Cette pratique séduisait particulièrement les habitants d’appartements dépourvus de jardin ou de cour. Faute d’espace extérieur, la fenêtre devenait le seul accès possible au grand air. Le désormais célèbre Chelsea Baby Club allait jusqu’à distribuer ces cages à ses membres vivant dans des immeubles sans espace vert. Loin d’être marginale, l’initiative recevait même une caution institutionnelle : en 1935, le Royal Institute of British Architects recommandait d’intégrer des balcons pour bébés comme élément essentiel des logements modernes, citant précisément l’exemple du club londonien.
Emma Read et l’invention brevetée d’un berceau accroché à la fenêtre
L’idée n’était pourtant pas née à Londres. Le premier brevet commercial d’un tel dispositif fut déposé dès 1922 par une Américaine, Emma Read, originaire de Spokane, dans l’État de Washington. Sa « Portable Baby Cage » n’avait rien d’une improvisation bricolée. Il s’agissait d’un objet pensé dans les moindres détails, à la fois pliable et transportable, conçu pour être fixé solidement au cadre de la fenêtre et déplacé sans difficulté d’un logement à l’autre.
On attribue également à une certaine Mrs Robert C. Lafferty l’une des toutes premières versions de ces cages, présentée comme une véritable « health cage », littéralement une cage de santé. L’argument commercial était limpide : offrir aux nourrissons de l’air frais et du soleil, deux denrées rares dans les villes surpeuplées de l’époque. Ce qui nous apparaît aujourd’hui comme une prise de risque insensée était vendu, à l’inverse, comme un cadeau de bien-être pour l’enfant, une manière d’améliorer sa santé plutôt que de la menacer.
L’« airing » : quand respirer l’air frais devenait une ordonnance médicale
Pour comprendre cet engouement, il faut remonter à une théorie médicale devenue un véritable dogme. Elle trouve son origine dans un ouvrage de référence, The Care and Feeding of Children, signé par le pédiatre américain Luther Emmett Holt. Ce livre, immensément influent auprès des parents et des soignants, recommandait d’« aérer » régulièrement les bébés. Selon cette conception, l’exposition à l’air frais permettait de renouveler et purifier le sang de l’enfant, de le fortifier et de le rendre plus résistant aux maladies.
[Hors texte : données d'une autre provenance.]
-            float zz[4];
-            int best[4], ls[4], li[4];
-            float bt[4];
-#pragma unroll
-            for (int k = 0; k < 4; ++k) {
-                const int i = i0 + lane + 64 * k;
-                zz[k] = i < Nt ? s_out[i < Nt ? i : 0] : 0.0f;
-                best[k] = -1; ls[k] = -1; li[k] = -1; bt[k] = 0.0f;
-                if (i < Nt) zo[i] = zz[k];
-            }
-            if (lab.label_sem) {
-                for (int h = 0; h < cnt; ++h) {
-                    const float ti = __int_as_float(__builtin_amdgcn_readlane(__float_as_int(h_ti), h));
-                    const float to = __int_as_float(__builtin_amdgcn_readlane(__float_as_int(h_to), h));
-                    const int hs = __builtin_amdgcn_readlane(h_ls, h), hi2 = __builtin_amdgcn_readlane(h_li, h);
-#pragma unroll
-                    for (int k = 0; k < 4; ++k) {
-                        const bool take = ti <= zz[k] && zz[k] <= to && (best[k] < 0 || ti < bt[k]);
-                        best[k] = take ? h : best[k];
-                        bt[k] = take ? ti : bt[k];
-                        ls[k] = take ? hs : ls[k];
-                        li[k] = take ? hi2 : li[k];
-                    }
-                }
-#pragma unroll
-                for (int k = 0; k < 4; ++k) {
-                    const int i = i0 + lane + 64 * k;
-                    if (i < Nt) {
-                        lab.label_sem[r * Nt + i] = ls[k];
-                        lab.label_inst[r * Nt + i] = li[k];
-                    }
-                }
-            }
-        }
+#pragma unroll
+        for (int k = 0; k < 4; ++k) {
+            const int i = lane + 64 * k;
+            if (i < Nt) {
+                zo[i] = zz[k];
+                if (has_lab) {
+                    lab.label_sem[r * Nt + i] = ls[k];
+                    lab.label_inst[r * Nt + i] = li[k];
+                }
+            }
+        }
+        if (!more) break;
+        r = rn;
+        zl = n_zl; wl = n_wl;
+        cnt = n_cnt;
+        h_ti = n_t.x; h_to = n_t.y;
+        h_ls = n_ls; h_li = n_li;
         __syncthreads();
     }
 }
diff --git a/panopticnerf_amd/ops.py b/panopticnerf_amd/ops.py
--- a/panopticnerf_amd/ops.py
+++ b/panopticnerf_amd/ops.py
@@ -532,9 +532,36 @@
     return "softmax" if int(sem_mode) == 1 else True
 
 
+def _workspace_bytes(desc, R, N):
+    nbytes = _lib.load().pnr_mlp_forward_composite_workspace_bytes(ctypes.byref(desc), R, N, 1)
+    if nbytes < 0:
+        raise RuntimeError("pnr_mlp_forward_composite: unsupported geometry (n_samples=%d must be a multiple of 32)" % N)
+    return int(nbytes)
+
+
+def fused_workspace(desc, n_rays, n_samples, dev):
+    return torch.empty(_workspace_bytes(desc, int(n_rays), int(n_samples)), device=dev, dtype=torch.uint8)
+
+
+def _chk_workspace(ws, desc, R, N, dev):
+    if not (isinstance(ws, torch.Tensor) and ws.dtype == torch.uint8 and ws.device == dev and ws.is_contiguous()
+            and ws.numel() >= _workspace_bytes(desc, R, N)):
+        raise ValueError("workspace must be a contiguous uint8 tensor of fused_workspace(desc, %d, %d, %s)" % (R, N, dev))
+    return ws
+
+
+@_on_device
+def ray_aux(desc, rays, n_samples, workspace):
+    rays = _chk(rays, "rays")
+    R = rays.shape[0]
+    ws = _chk_workspace(workspace, desc, R, int(n_samples), rays.device)
+    _lib.check(_lib.load().pnr_ray_aux(ctypes.byref(desc), _p(rays), R, int(n_samples), _p(ws), _stream()), "pnr_ray_aux")
+    return ws
+
+
 @_on_device
 def mlp_forward_composite(desc, packed, rays, z, label_sem=None, label_inst=None, white_bkgd=False, want_weights=True, out=None,
-                          sem_mode=0, wg_cap=0):
+                          sem_mode=0, wg_cap=0, workspace=None, aux_ready=False):
     rays, z, packed = _chk(rays, "rays"), _chk(z, "z"), _chk(packed, "packed", torch.uint8)
     label_sem = _chk(label_sem, "label_sem", torch.int32)
     label_inst = _chk(label_inst, "label_inst", torch.int32)
@@ -545,10 +572,11 @@
     desc = desc_for_mode(desc, sem_mode)
     if wg_cap:
         desc = _desc_with(desc, flags=(desc.flags & 0xFFFF) | ((int(wg_cap) & 0x1FF) << 16))
-    nbytes = lib.pnr_mlp_forward_composite_workspace_bytes(ctypes.byref(desc), R, N, int(bool(want_weights)))
-    if nbytes < 0:
-        raise RuntimeError("pnr_mlp_forward_composite: unsupported geometry (n_samples=%d must be a multiple of 32)" % N)
-    ws = torch.empty(int(nbytes), device=dev, dtype=torch.uint8)
+    if aux_ready:
+        if workspace is None:
+            raise ValueError("mlp_forward_composite: aux_ready needs the workspace ray_aux() filled")
+        desc = _desc_with(desc, flags=desc.flags | _lib.MLP_AUX_READY)
+    ws = fused_workspace(desc, R, N, dev) if workspace is None else _chk_workspace(workspace, desc, R, N, dev)
     out = _maps(out, R, N, n_sem, n_inst, label_sem, label_inst, want_weights, dev)
     g = out.get
     _lib.check(lib.pnr_mlp_forward_composite(ctypes.byref(desc), _p(packed), _p(rays), _p(z), R, N, _p(label_sem), _p(label_inst),
diff --git a/panopticnerf_amd/renderer.py b/panopticnerf_amd/renderer.py
--- a/panopticnerf_amd/renderer.py
+++ b/panopticnerf_amd/renderer.py
@@ -91,7 +91,24 @@
             z = ops.stratified(rays_s, self.N_samples, self.lindisp, t_rand, out=z_out)
         return hits, z, lab0
 
-    def render_rays(self, rays, box=None, box_ids=None, t_rand=None, u=None, train=False, grad=False, out=None, sched=None, rng=None):
+    def _prefill_aux(self, rays):
+        ws = {}
+        if not self.fuse or os.environ.get("PNR_AUX_PREFILL", "1") == "0":
+            return ws
+        net, dev, R = self.net, rays.device, rays.shape[0]
+        levels = ((0, self.N_samples),) + (((1, self.N_samples + self.N_importance),) if self.N_importance > 0 else ())
+        for lv, N in levels:
+            if lv == 0 and self.coarse_outputs == "weights":
+                continue
+            if not ops.fused_supported(net.nerf(lv).desc(net.precision), N, self.sem_mode, None):
+                continue
+            desc, _ = net.packed(lv, dev, fused=ops.fused_image(self.sem_mode))
+            if desc.plan == 2:
+                ws[lv] = ops.ray_aux(desc, rays, N, ops.fused_workspace(desc, R, N, dev))
+        return ws
+
+    def render_rays(self, rays, box=None, box_ids=None, t_rand=None, u=None, train=False, grad=False, out=None, sched=None, rng=None,
+                    prefill=False):
         net, Nc, Nf = self.net, self.N_samples, self.N_importance
         n0 = net.nerf(0)
         C, K = n0.n_sem, n0.n_inst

C’est cette croyance, que l’on désignait par le terme d’airing, qui transformait la cage suspendue en outil thérapeutique. Puisque l’air extérieur était réputé bénéfique et que la ville manquait d’espaces adaptés, la logique de l’époque semblait implacable : si l’on ne pouvait pas sortir l’enfant, il suffisait de faire venir l’air jusqu’à lui, en le plaçant littéralement au-dehors. La prescription du médecin rejoignait ainsi l’ingéniosité de l’inventeur pour donner naissance à un objet qui nous paraît aujourd’hui incompréhensible.
Tuberculose, taudis et obsession de l’air pur : ce que révèle cette pratique oubliée
Cette fascination pour l’air ne sortait pas de nulle part. Le début du XXe siècle vivait dans la hantise d’un fléau redoutable : la tuberculose. En l’absence de traitements efficaces, la lumière du soleil, la ventilation et le grand air passaient pour les meilleurs remparts contre la maladie. On créait alors des écoles de plein air, on ouvrait grand les fenêtres des sanatoriums, on prônait l’aération à tout prix. L’air pur était devenu une sorte de médicament universel.
À cela s’ajoutait la réalité des logements urbains, souvent exigus, sombres et insalubres. Dans des taudis privés de cour et parfois de véritable aération, la cage de fenêtre apparaissait comme une réponse pragmatique à un problème sanitaire concret. Le déclin du dispositif ne s’amorça qu’au cours de la seconde moitié du siècle, à mesure que grandissaient les inquiétudes légitimes sur la sécurité et que s’imposait un constat sans appel : cette pratique ne reposait sur aucune validité scientifique réelle.
Ces cages grillagées nous rappellent avec force que la notion de « bonne pratique » médicale est profondément liée à son époque. Ce qui semblait relever du bon sens hygiéniste hier nous glace aujourd’hui d’effroi. Alors, parmi nos certitudes actuelles en matière de santé et de puériculture, combien paraîtront tout aussi déconcertantes aux yeux des générations futures ?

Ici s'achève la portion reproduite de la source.